#### TASK OBJECTIVE
When the word "dtype" shows up in a line of the data below, copy that whole line.
Start of Block
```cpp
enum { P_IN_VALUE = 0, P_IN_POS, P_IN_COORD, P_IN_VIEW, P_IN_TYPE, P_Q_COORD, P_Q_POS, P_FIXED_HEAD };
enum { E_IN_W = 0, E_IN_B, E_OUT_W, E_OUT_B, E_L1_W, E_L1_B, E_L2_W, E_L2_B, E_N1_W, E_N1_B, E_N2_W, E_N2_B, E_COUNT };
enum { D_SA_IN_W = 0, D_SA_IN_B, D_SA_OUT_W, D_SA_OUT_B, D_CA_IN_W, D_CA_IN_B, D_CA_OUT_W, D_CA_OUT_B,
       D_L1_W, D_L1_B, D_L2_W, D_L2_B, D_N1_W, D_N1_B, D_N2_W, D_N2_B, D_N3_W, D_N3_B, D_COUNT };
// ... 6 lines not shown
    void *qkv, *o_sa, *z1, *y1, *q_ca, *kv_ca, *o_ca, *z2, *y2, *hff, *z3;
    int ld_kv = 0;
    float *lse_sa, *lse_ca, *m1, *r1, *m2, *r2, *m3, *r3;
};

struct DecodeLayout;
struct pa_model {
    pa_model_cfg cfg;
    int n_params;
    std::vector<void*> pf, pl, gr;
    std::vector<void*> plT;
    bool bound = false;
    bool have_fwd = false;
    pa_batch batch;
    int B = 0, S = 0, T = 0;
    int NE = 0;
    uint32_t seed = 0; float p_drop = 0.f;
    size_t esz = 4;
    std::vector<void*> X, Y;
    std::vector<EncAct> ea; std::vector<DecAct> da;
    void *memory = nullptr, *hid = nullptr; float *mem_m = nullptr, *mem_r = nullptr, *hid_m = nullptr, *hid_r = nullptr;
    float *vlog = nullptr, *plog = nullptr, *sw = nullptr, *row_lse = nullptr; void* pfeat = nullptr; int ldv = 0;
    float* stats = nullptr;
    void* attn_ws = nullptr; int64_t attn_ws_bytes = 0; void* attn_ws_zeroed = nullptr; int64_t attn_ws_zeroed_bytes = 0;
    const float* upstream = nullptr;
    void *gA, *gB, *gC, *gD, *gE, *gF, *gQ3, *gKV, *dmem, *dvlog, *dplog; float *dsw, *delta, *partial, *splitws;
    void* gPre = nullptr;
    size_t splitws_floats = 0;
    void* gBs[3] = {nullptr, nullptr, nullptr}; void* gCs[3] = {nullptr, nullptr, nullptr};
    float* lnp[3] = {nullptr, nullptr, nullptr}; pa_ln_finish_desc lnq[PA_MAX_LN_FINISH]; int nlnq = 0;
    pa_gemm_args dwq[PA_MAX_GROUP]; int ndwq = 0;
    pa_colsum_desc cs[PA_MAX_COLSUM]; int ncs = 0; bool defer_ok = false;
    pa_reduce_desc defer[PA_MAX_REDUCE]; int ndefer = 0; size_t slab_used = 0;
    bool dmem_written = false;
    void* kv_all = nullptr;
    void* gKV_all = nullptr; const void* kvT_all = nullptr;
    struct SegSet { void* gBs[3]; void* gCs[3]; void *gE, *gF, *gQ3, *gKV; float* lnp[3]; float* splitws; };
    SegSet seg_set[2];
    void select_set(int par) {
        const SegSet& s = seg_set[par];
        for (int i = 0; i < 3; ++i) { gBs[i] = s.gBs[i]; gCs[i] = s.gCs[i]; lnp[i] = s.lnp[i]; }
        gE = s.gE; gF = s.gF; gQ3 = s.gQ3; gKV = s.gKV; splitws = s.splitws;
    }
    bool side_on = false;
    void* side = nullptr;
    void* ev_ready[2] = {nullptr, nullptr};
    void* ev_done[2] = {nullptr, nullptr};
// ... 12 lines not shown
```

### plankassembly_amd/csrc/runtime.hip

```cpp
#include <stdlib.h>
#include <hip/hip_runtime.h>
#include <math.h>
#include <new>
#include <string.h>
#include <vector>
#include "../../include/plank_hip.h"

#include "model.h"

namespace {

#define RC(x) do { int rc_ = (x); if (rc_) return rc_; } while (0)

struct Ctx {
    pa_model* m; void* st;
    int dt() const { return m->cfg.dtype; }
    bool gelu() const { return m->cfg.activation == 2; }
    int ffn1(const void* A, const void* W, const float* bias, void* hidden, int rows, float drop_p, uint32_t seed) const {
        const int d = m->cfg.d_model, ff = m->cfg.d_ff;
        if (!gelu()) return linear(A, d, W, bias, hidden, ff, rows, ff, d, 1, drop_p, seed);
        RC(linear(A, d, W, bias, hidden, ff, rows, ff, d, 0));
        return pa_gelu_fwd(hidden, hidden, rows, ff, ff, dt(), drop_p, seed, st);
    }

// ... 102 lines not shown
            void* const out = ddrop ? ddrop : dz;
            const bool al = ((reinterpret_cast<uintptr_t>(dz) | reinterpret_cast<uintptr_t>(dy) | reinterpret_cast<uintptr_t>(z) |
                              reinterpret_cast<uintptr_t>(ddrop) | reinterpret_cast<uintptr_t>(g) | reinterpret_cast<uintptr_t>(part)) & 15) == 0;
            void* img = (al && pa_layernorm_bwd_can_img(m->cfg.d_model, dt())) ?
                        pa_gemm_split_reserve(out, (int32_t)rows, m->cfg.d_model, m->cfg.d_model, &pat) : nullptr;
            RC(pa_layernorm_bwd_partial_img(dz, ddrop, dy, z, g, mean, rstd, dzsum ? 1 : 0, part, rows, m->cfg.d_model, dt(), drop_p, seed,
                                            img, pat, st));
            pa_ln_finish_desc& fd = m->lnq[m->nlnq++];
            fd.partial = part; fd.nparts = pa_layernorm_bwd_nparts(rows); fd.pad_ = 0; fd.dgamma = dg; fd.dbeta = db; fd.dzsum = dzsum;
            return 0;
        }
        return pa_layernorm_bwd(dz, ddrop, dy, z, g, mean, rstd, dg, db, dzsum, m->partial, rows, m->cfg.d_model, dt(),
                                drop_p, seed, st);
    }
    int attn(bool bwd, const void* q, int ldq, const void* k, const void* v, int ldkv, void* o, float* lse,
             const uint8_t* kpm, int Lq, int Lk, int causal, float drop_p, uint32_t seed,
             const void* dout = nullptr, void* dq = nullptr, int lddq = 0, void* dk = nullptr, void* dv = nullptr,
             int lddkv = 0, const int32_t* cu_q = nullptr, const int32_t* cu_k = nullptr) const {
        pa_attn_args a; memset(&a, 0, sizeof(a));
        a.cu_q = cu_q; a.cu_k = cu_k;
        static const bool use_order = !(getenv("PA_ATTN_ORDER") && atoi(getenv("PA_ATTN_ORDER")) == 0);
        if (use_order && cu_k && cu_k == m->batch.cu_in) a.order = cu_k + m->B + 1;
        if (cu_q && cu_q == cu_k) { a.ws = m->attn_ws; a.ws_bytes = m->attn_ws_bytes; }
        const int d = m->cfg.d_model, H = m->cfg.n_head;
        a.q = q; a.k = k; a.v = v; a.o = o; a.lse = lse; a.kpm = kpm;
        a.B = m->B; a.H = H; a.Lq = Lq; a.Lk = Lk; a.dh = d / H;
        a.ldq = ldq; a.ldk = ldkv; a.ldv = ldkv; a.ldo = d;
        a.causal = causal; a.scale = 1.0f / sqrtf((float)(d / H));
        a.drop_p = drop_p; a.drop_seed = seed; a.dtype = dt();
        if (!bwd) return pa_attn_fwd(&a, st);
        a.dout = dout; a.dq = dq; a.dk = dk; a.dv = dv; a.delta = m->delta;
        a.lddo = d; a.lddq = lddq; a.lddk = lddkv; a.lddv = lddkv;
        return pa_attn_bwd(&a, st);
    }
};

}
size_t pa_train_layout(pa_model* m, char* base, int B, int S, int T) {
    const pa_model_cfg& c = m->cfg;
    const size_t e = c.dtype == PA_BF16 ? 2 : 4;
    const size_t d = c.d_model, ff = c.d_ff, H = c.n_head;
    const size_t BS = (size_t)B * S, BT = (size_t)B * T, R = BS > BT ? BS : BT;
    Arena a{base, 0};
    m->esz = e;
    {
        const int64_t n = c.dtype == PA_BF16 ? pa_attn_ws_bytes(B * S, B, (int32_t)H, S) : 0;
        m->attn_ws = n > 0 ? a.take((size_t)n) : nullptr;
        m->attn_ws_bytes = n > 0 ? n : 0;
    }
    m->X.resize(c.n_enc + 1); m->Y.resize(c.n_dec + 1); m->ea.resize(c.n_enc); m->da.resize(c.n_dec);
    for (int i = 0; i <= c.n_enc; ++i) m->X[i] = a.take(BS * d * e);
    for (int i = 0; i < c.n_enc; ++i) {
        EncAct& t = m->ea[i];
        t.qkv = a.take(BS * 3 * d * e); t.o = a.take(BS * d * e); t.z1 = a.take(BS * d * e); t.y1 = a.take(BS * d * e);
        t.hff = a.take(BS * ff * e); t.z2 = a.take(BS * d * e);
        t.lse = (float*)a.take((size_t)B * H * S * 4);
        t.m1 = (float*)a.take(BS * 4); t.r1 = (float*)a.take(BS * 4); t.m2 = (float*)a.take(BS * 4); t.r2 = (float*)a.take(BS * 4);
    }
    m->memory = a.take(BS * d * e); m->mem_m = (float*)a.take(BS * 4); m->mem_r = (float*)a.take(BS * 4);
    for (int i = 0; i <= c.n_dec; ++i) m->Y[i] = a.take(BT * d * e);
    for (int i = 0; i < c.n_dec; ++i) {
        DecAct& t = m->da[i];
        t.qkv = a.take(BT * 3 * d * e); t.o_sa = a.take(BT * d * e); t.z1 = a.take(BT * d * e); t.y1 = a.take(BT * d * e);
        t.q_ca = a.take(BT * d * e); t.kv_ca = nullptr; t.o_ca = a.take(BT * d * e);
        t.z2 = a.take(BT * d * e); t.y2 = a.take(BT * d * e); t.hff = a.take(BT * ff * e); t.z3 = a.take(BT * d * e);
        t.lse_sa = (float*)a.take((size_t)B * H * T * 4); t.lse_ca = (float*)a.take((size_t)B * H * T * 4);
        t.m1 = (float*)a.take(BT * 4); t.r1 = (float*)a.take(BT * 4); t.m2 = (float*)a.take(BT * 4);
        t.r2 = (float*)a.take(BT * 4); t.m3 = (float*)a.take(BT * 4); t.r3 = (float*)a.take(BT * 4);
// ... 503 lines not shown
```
End of Block
Start of Block
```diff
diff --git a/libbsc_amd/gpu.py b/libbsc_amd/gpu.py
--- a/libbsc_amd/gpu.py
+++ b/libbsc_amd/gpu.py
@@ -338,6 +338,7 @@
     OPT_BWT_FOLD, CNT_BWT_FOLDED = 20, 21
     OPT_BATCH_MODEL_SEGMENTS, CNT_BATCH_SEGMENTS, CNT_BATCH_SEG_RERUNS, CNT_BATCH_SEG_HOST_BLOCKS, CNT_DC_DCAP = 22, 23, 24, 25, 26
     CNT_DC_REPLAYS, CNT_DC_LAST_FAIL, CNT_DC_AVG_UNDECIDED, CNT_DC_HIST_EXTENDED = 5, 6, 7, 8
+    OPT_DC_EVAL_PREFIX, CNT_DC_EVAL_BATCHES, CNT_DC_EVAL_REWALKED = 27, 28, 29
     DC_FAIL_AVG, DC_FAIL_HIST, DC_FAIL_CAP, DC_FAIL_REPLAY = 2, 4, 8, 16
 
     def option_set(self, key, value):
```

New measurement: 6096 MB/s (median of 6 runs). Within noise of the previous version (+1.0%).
End of Block
#### PROBLEM SOLUTION
    int dt() const { return m->cfg.dtype; }
        a.drop_p = drop_p; a.drop_seed = seed; a.dtype = dt();
    const size_t e = c.dtype == PA_BF16 ? 2 : 4;
        const int64_t n = c.dtype == PA_BF16 ? pa_attn_ws_bytes(B * S, B, (int32_t)H, S) : 0;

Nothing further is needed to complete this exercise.